This post is by regular contributor Ali Wright of At Home with Ali.
My kids love science and experimenting with different materials – creating all sorts of various mixtures and potions. Sometimes we try step-by-step experiments such as our bouncy egg experiment and our attempt at making a weir. Other times the kids explore scientific concepts through free play. The bath is a great place for kids to explore science through play. They can learn about physics through flow and motion; chemistry through mixing and potions; and mathematics through measurement and volume.
I didn’t intentionally set up our bath shelf as a little science lab. It was a happy accident. The bath shelf was a bit yuck. It was so stacked full of toys that it hadn’t been cleaned for quite some time. I transferred all the bath toys into a large bucket just so I could clean the shelf. The toys were faded, old and slimy. After the shelf was sponged down I decided to do a little experiment myself. I didn’t return the toys to the shelf and I am still waiting for them to ask for their toys back!

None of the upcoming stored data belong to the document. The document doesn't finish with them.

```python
class TimedOps:
    def __init__(self, inner):
        self.inner = inner
        self.name = inner.name
        self.records = []
        self.enabled = True

    def ensure_init(self, device):
        return self.inner.ensure_init(device)

    def set_tuning(self, key, value):
        return self.inner.set_tuning(key, value)

    def device_caps(self):
        return self.inner.device_caps()

    def _timed(self, family: str, flops: float, nbytes: float, fn, *a, _key=None, **kw):
        if not self.enabled:
            return fn(*a, **kw)
        s, e = torch.cuda.Event(enable_timing=True), torch.cuda.Event(enable_timing=True)
        s.record()
        r = fn(*a, **kw)
        e.record()
        self.records.append((family, s, e, flops, nbytes, _key))
        return r

    def gemm(self, a, w, out, **kw):
        M, N, K, batch = kw["M"], kw["N"], kw["K"], kw.get("batch", 1)
        flops = 2.0 * M * N * K * batch
        es = _esize(a)
        mode = kw.get("mode", 0)
        if mode == 0:
            in_bytes = M * K * es * batch
            fam = "gemm"
        else:
            c = kw["conv"]
            frames = M // (c["Hout"] * c["Wout"])
            in_bytes = frames * c["Hin"] * c["Win"] * c["Cin"] * es
            fam = "conv3x3"
        out_cols = N // 2 if kw.get("epilogue", 0) == 1 else N
        nbytes = in_bytes + N * K * es * batch + M * out_cols * es * batch
        if kw.get("residual") is not None:
            nbytes += M * N * es
        key = f"{fam} M={M} N={N} K={K} b={batch} epi={kw.get('epilogue', 0)} res={int(kw.get('residual') is not None)}"
        return self._timed(fam, flops, nbytes, self.inner.gemm, a, w, out, _key=key, **kw)

    def attention(self, q, k, vt, o, **kw):
        B, H, nq, nk, d = kw["batch"], kw["heads"], kw["n_q"], kw["n_k"], kw["d"]
        flops = 4.0 * B * H * nq * nk * d
        kvb = (B + kw.get("kv_batch_div", 1) - 1) // kw.get("kv_batch_div", 1)
        nbytes = (2 * B * H * nq * d + 2 * kvb * H * nk * d) * 2
        fam = "attn_self" if nq == nk else "attn_cross"
        return self._timed(fam, flops, nbytes, self.inner.attention, q, k, vt, o, _key=f"{fam} B={B} H={H} nq={nq} nk={nk} d={d}", **kw)

    def temporal_attention(self, qkv, o, **kw):
        n = kw["clips"] * kw["frames"] * kw["pixels"] * kw["heads"] * kw["d"]
        flops = 4.0 * kw["clips"] * kw["pixels"] * kw["heads"] * kw["frames"] ** 2 * kw["d"]
        return self._timed("attn_temporal", flops, 4.0 * n * _esize(qkv), self.inner.temporal_attention, qkv, o, **kw)

    def gn_stats(self, x, stats, **kw):
        return self._timed("gn_stats", 0.0, kw["rows"] * kw["C_"] * _esize(x), self.inner.gn_stats, x, stats, **kw)

    def gn_apply(self, x, stats, g, b, y, **kw):
        return self._timed("gn_apply", 0.0, 2.0 * kw["rows"] * kw["C_"] * _esize(x), self.inner.gn_apply, x, stats, g, b, y, **kw)

    def gn_apply_cs(self, x1, cs1, g, b, y, **kw):
        return self._timed("gn_apply", 0.0, 2.0 * kw["rows"] * (kw["C1"] + kw.get("C2", 0)) * _esize(x1), self.inner.gn_apply_cs, x1, cs1, g, b, y, **kw)

    def gemm_row_parts(self, dtype, **kw):
        return self.inner.gemm_row_parts(dtype, **kw)

    def gemm_stat_layout(self, dtype, **kw):
        return self.inner.gemm_stat_layout(dtype, **kw)

    def gemm_split_bytes(self, dtype, **kw):
        return self.inner.gemm_split_bytes(dtype, **kw)

    def temporal_block_supported(self, dtype, **kw):
        return self.inner.temporal_block_supported(dtype, **kw)

    def temporal_block(self, x, out, **kw):
        rows, C = kw["clips"] * kw["frames"] * kw["pixels"], kw["heads"] * kw["d"]
        return self._timed("temporal_block", 2.0 * rows * C * 4 * C + 4.0 * rows * kw["frames"] * C, 2.0 * rows * C * _esize(x),
                           self.inner.temporal_block, x, out, **kw)

    def ff_block_supported(self, dtype, **kw):
        return self.inner.ff_block_supported(dtype, **kw)

    def ff_block(self, x, residual, out, **kw):
        rows, C, hid = kw["rows"], kw["C_"], kw["hidden"]
        flops = 2.0 * rows * (C * 2 * hid + (C + hid) * C)
        nbytes = (2 + (residual is not None)) * rows * C * _esize(x) + (C * 2 * hid + (C + hid) * C) * _esize(x)
        return self._timed("ff_block", flops, nbytes, self.inner.ff_block, x, residual, out, **kw)

    def panel_linear_supported(self, dtype, **kw):
        return self.inner.panel_linear_supported(dtype, **kw)

    def panel_linear(self, x, out, **kw):
        rows, N, K = kw["rows"], kw["N"], kw["K"]
        nbytes = (rows * K + rows * N * (2 if kw.get("residual") is not None else 1) + N * K) * _esize(x)
        key = f"panel_linear M={rows} N={N} K={K} gn={int(kw.get('gn_cs') is not None)} res={int(kw.get('residual') is not None)}"
        return self._timed("panel_linear", 2.0 * rows * N * K, nbytes, self.inner.panel_linear, x, out, _key=key, **kw)

    def chan_stats_reduce(self, parts, cs, **kw):
        return self._timed("gn_stats", 0.0, 0.0, self.inner.chan_stats_reduce, parts, cs, **kw)

    def layernorm(self, x, g, b, y, **kw):
        return self._timed("layernorm", 0.0, 2.0 * kw["rows"] * kw["C_"] * _esize(x), self.inner.layernorm, x, g, b, y, **kw)

    def softmax_rows(self, x, **kw):
        return self._timed("softmax", 0.0, 2.0 * kw["rows"] * kw["cols"] * _esize(x), self.inner.softmax_rows, x, **kw)

    def concat_channels(self, a, b, y, **kw):
        return self._timed("concat", 0.0, 2.0 * kw["rows"] * (kw["c1"] + kw["c2"]) * _esize(a), self.inner.concat_channels, a, b, y, **kw)

    def __getattr__(self, name):
        fn = getattr(self.inner, name)
        if not callable(fn):
            return fn

        def wrapper(*a, **kw):
            return self._timed(name, 0.0, 0.0, fn, *a, **kw)
        return wrapper

    def reset(self):
        self.records = []

    def by_shape(self):
        out = defaultdict(lambda: [0, 0.0, 0.0])
        for fam, s, e, fl, nb, key in self.records:
            d = out[key or fam]
            d[0] += 1
            d[1] += s.elapsed_time(e)
            d[2] += fl
        rows = [(k, v[0], v[1], (v[2] / (v[1] * 1e-3) / 1e12) if v[1] > 0 and v[2] > 0 else 0.0) for k, v in out.items()]
        return sorted(rows, key=lambda r: -r[2])

    def summary(self) -> Dict[str, dict]:
        out = defaultdict(lambda: dict(launches=0, ms=0.0, flops=0.0, bytes=0.0))
        for fam, s, e, fl, nb, _ in self.records:
            d = out[fam]
            d["launches"] += 1
            d["ms"] += s.elapsed_time(e)
            d["flops"] += fl
            d["bytes"] += nb
        return dict(out)
```

### include/fyc.h

```cpp
#ifndef FYC_H
#define FYC_H
#include <stddef.h>
#include <stdint.h>

#ifdef __cplusplus
extern "C" {
#endif

#define FYC_VERSION 301

typedef enum { FYC_F32 = 0, FYC_BF16 = 1, FYC_F16 = 2 } fyc_dtype;

int fyc_version(void);
const char* fyc_last_error(void);
int fyc_init(const void* zero_page);
int fyc_device_caps(int64_t* caps);
int fyc_set_tuning(int key, int value);

enum { FYC_GEMM_PLAIN = 0, FYC_GEMM_CONV3X3 = 1, FYC_GEMM_CONV3X3_UP2 = 2 };
enum { FYC_EPI_LINEAR = 0, FYC_EPI_GEGLU = 1, FYC_EPI_HEADS = 2 };
enum { FYC_ACT_NONE = 0, FYC_ACT_GELU = 1, FYC_ACT_QUICK_GELU = 2 };

typedef struct {
  const void* a;
  const void* a2;
  const void* w;
  const float* bias;
  const float* rowbias;
  const void* residual;
  void* out;
  void* seg_out[3];
  int32_t seg_transposed[3];
  int32_t seg_ld[3];
  int32_t M, N, K;
  int32_t lda, ldw, ldo, ldr;
  int32_t ldrb;
  int32_t k_split, lda2;
  int64_t stride_a, stride_w, stride_o;
  int32_t batch;
  int32_t mode;
  int32_t epilogue;
  int32_t Hout, Wout, Hin, Win, Cin, conv_stride;
  int32_t conv_pad;
  int32_t rows_per_batch;
  int32_t seg_cols, heads, tokens;
  float out_scale;
  int32_t dtype;
  int32_t tile;
  int32_t act;
  const float* ln_stats;
  const float* ln_colsum;
  int32_t ln_nparts; float ln_eps;
  float* chan_parts; int32_t cs_rows;
  float* row_parts; int32_t row_nparts;
  void* workspace; int64_t workspace_bytes;
} fyc_gemm_args;
int fyc_gemm(const fyc_gemm_args* a, void* stream);
int64_t fyc_gemm_workspace_bytes(const fyc_gemm_args* a);
int fyc_gemm_row_parts(const fyc_gemm_args* a);
int fyc_gemm_stat_layout(const fyc_gemm_args* a, int32_t* tile_rows, int32_t* slots);

typedef struct { const float* parts; double* cs; int32_t rows, N, cs_rows, tile_rows, slots, out_rows; } fyc_chan_stats_reduce_args;
int fyc_chan_stats_reduce(const fyc_chan_stats_reduce_args* a, void* stream);

typedef struct {
  const void* q; const void* k; const void* vt; void* o;
  int32_t batch, heads, n_q, n_k, d;
  int32_t ldo;
  int32_t ldvt;
  int32_t kv_batch_div;
  int32_t o_accumulate;
  float scale, o_scale;
  int32_t dtype;
} fyc_attn_args;
int fyc_attention(const fyc_attn_args* a, void* stream);

typedef struct {
  const void* qkv; void* o;
  int32_t clips, frames, pixels, heads, d;
  float scale;
  int32_t dtype;
} fyc_tattn_args;
int fyc_temporal_attention(const fyc_tattn_args* a, void* stream);

typedef struct {
  const void* x; double* stats;
  int32_t rows, C, groups, rows_per_sample;
  int32_t dtype;
  int32_t pad_;
  float* workspace; int64_t workspace_bytes;
} fyc_gn_stats_args;
int fyc_gn_stats(const fyc_gn_stats_args* a, void* stream);
int64_t fyc_gn_stats_workspace(const fyc_gn_stats_args* a);

typedef struct {
  const void* x; const double* stats; const float* gamma; const float* beta; void* y;
  int32_t rows, C, groups, rows_per_sample;
  float eps; int32_t silu;
  int32_t dtype;
} fyc_gn_apply_args;
int fyc_gn_apply(const fyc_gn_apply_args* a, void* stream);

typedef struct {
  const void* x1; const double* cs1; const void* x2; const double* cs2;
  const float* gamma; const float* beta; void* y;
  int32_t C1, C2, rows, groups, rows_per_sample;
  float eps; int32_t silu;
  int32_t dtype;
  int32_t cs_rows;
} fyc_gn_apply_cs_args;
int fyc_gn_apply_cs(const fyc_gn_apply_cs_args* a, void* stream);

typedef struct {
  const void* x; const float* gamma; const float* beta; const float* pe; void* y;
  int32_t rows, C; float eps;
  int32_t pe_div, pe_rows;
  int32_t dtype;
} fyc_layernorm_args;
int fyc_layernorm(const fyc_layernorm_args* a, void* stream);

typedef struct { const void* x; float* stats; int32_t rows, C; float eps; int32_t dtype; } fyc_row_stats_args;
int fyc_row_stats(const fyc_row_stats_args* a, void* stream);

typedef struct { void* x; int64_t rows; int32_t cols, ld; int32_t dtype; int32_t causal_rows; } fyc_softmax_args;
int fyc_softmax_rows(const fyc_softmax_args* a, void* stream);

typedef struct { const void* a; const void* b; void* y; int64_t rows; int32_t c1, c2; int32_t dtype; } fyc_concat_args;
int fyc_concat_channels(const fyc_concat_args* a, void* stream);

typedef struct { const float* x; float* y; int64_t n; } fyc_silu_args;
int fyc_silu_f32(const fyc_silu_args* a, void* stream);

typedef struct { const float* x; void* y; int64_t rows; int32_t cols, ld; int32_t dtype; } fyc_cast_args;
int fyc_cast_from_f32(const fyc_cast_args* a, void* stream);
typedef struct { const void* x; float* y; int64_t rows; int32_t cols, ld; int32_t dtype; } fyc_cast_to_args;
int fyc_cast_to_f32(const fyc_cast_to_args* a, void* stream);

typedef struct {
  const float* latents; const float* mask; const float* first; void* x;
  int32_t B, F, HW, c_latent, c_pad, cfg_dup, mask_frames;
  int32_t dtype;
  int32_t mode;
} fyc_unet_input_args;
int fyc_unet_input(const fyc_unet_input_args* a, void* stream);

typedef struct {
  const void* pred; float* latents; const float* coef;
  int32_t B, F, HW, c_latent, ld, cfg; float guidance;
  int32_t pred_type, clip_sample;
  int32_t dtype;
  const void* pred_single; float video_scale;
  const float* variance_noise; float sigma; int32_t clipped_model_output;
} fyc_cfg_ddim_args;
int fyc_cfg_ddim_step(const fyc_cfg_ddim_args* a, void* stream);

typedef struct { const float* z; void* x; int32_t N, C, HW, c_pad; float scale; int32_t dtype; } fyc_nchw_in_args;
int fyc_nchw_to_nhwc(const fyc_nchw_in_args* a, void* stream);
typedef struct { const void* x; float* y; int32_t N, C, HW, ld; float mul, add, lo, hi; int32_t dtype; } fyc_nhwc_out_args;
int fyc_nhwc_to_nchw(const fyc_nhwc_out_args* a, void* stream);

typedef struct { const int64_t* ids; const float* table; const float* pos; void* out; int64_t rows; int32_t seq, C, vocab; int32_t dtype; } fyc_embed_args;
int fyc_embed_tokens(const fyc_embed_args* a, void* stream);

typedef struct { const float* image; void* out; int32_t B, Cin, H, W, P, ld; int32_t dtype; } fyc_patchify_args;
int fyc_patchify(const fyc_patchify_args* a, void* stream);

typedef struct {
  const void* x; void* out;
  const void* w_qkv; const float* colsum; const float* bias; const float* pe_bias;
  const void* w_out; const float* b_out;
  int32_t clips, frames, pixels, heads, d, C;
  float scale, eps;
  int32_t dtype;
  const void* wstream;
} fyc_temporal_block_args;
int fyc_temporal_block(const fyc_temporal_block_args* a, void* stream);
int64_t fyc_temporal_block_wstream_bytes(void);
int fyc_temporal_block_supported(const fyc_temporal_block_args* a);

typedef struct {
  const void* x; const void* residual; void* out;
  const void* wstream; const float* b_out;
  float* chan_parts; int32_t cs_rows;
  int32_t rows, C, hidden;
  float eps;
  int32_t dtype;
} fyc_ff_block_args;
int fyc_ff_block(const fyc_ff_block_args* a, void* stream);
int fyc_ff_block_supported(const fyc_ff_block_args* a);
int64_t fyc_ff_block_wstream_bytes(void);

typedef struct {
  const void* x; const void* residual; void* out;
  const void* wstream; const float* bias;
  const double* gn_cs; const float* gn_gamma; const float* gn_beta;
  int32_t gn_rows_per_sample, gn_stat_samples, gn_groups;
  float gn_eps;
  int32_t rows, N, K;
  int32_t dtype;
} fyc_panel_linear_args;
int fyc_panel_linear(const fyc_panel_linear_args* a, void* stream);
int fyc_panel_linear_supported(const fyc_panel_linear_args* a);
int64_t fyc_panel_linear_wstream_bytes(int32_t N, int32_t K);

typedef struct { const float* w; void* out; int32_t O, I; int32_t dtype; } fyc_pack_conv3x3_args;
int fyc_pack_conv3x3(const fyc_pack_conv3x3_args* a, void* stream);
typedef struct { const float* w; const float* b; void* w_out; float* b_out; int32_t O, I; int32_t dtype; } fyc_pack_geglu_args;
int fyc_pack_geglu(const fyc_pack_geglu_args* a, void* stream);

#ifdef __cplusplus
}
#endif
#endif
```

Baseline: 13.92 frames/s.

## Fuse proj_in/out linear, residual, LayerNorm and QKV projection into panel chain kernel

Adds a persistent panel_chain kernel for C=320 that runs a 320x320 linear (with optional GroupNorm prologue and residual add), writes h, computes per-row LayerNorm stats in registers, and then runs the LN-folded QKV/Q projection with a head-split epilogue. Weights for both GEMMs are streamed through a double-buffered LDS ring fed by direct global-to-LDS loads. This targets the launches and the HBM round trips of the intermediate activations between the linear, the layernorm and the QKV GEMM in the 64x64 transformer blocks. It adds a complex specialized kernel with a custom K-order weight packing, and the fusion is limited to C=320 shapes.

```diff
diff --git a/followyourclick_amd/_build.py b/followyourclick_amd/_build.py
--- a/followyourclick_amd/_build.py
+++ b/followyourclick_amd/_build.py
@@ -10,7 +10,7 @@
 EXTRA = os.environ.get("FYC_BUILD_EXTRA", "").split()
 LIB = os.path.abspath(os.environ.get("FYC_BUILD_LIB") or os.path.join(HERE, "libfyc_hip.so"))
 OBJ = os.path.join(HERE, "_obj") if not (EXTRA or os.environ.get("FYC_BUILD_LIB")) else LIB + ".obj"
-SOURCES = ["api.hip", "gemm.hip", "gemm_bf16_plain.hip", "gemm_bf16_conv.hip", "gemm_bf16_act.hip", "gemm_f16_plain.hip", "gemm_f16_conv.hip", "gemm_f16_act.hip", "gemm_f32.hip", "attention.hip", "attention_small.hip", "attention_medium.hip", "attention_large.hip", "attention_small_f16.hip", "attention_medium_f16.hip", "attention_large_f16.hip", "temporal_attn.hip", "temporal_block.hip", "temporal_block_rr.hip", "ff_block.hip", "panel_linear.hip", "norm.hip", "elementwise.hip"]
+SOURCES = ["api.hip", "gemm.hip", "gemm_bf16_plain.hip", "gemm_bf16_conv.hip", "gemm_bf16_act.hip", "gemm_f16_plain.hip", "gemm_f16_conv.hip", "gemm_f16_act.hip", "gemm_f32.hip", "attention.hip", "attention_small.hip", "attention_medium.hip", "attention_large.hip", "attention_small_f16.hip", "attention_medium_f16.hip", "attention_large_f16.hip", "temporal_attn.hip", "temporal_block.hip", "temporal_block_rr.hip", "ff_block.hip", "panel_linear.hip", "panel_chain.hip", "norm.hip", "elementwise.hip"]
 VARIANTS = os.environ.get("FYC_GEMM_VARIANTS") == "1"
 VARIANT_DIR = os.path.join(HERE, "..", "tools", "exp", "gemm_variants")
 VARIANT_SOURCES = ["gemm_pp_plain.hip", "gemm_pp_conv.hip", "gemm_ov.hip"] if VARIANTS else []
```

The first evening with the toys gone I ran the bath and placed two wooden spoons and two cups on the shelf. The kids did not mention their missing toys. They played with the bowls and spoons very happily. I noticed that the kids were pretending to be scientists mixing and pouring special potions. I decided to slowly build on this natural interest in scientific experimentation by adding to and changing the equipment on the bath shelf. This is why this is so simple and easy. It is all experimentation and conversation. I let the kids explore using the specially chosen equipment and we chat about what they discover.
Equipment for a Science Lab in the Bath
First, a couple of tips…
If you have more than one child it is a good idea to have doubles of everything.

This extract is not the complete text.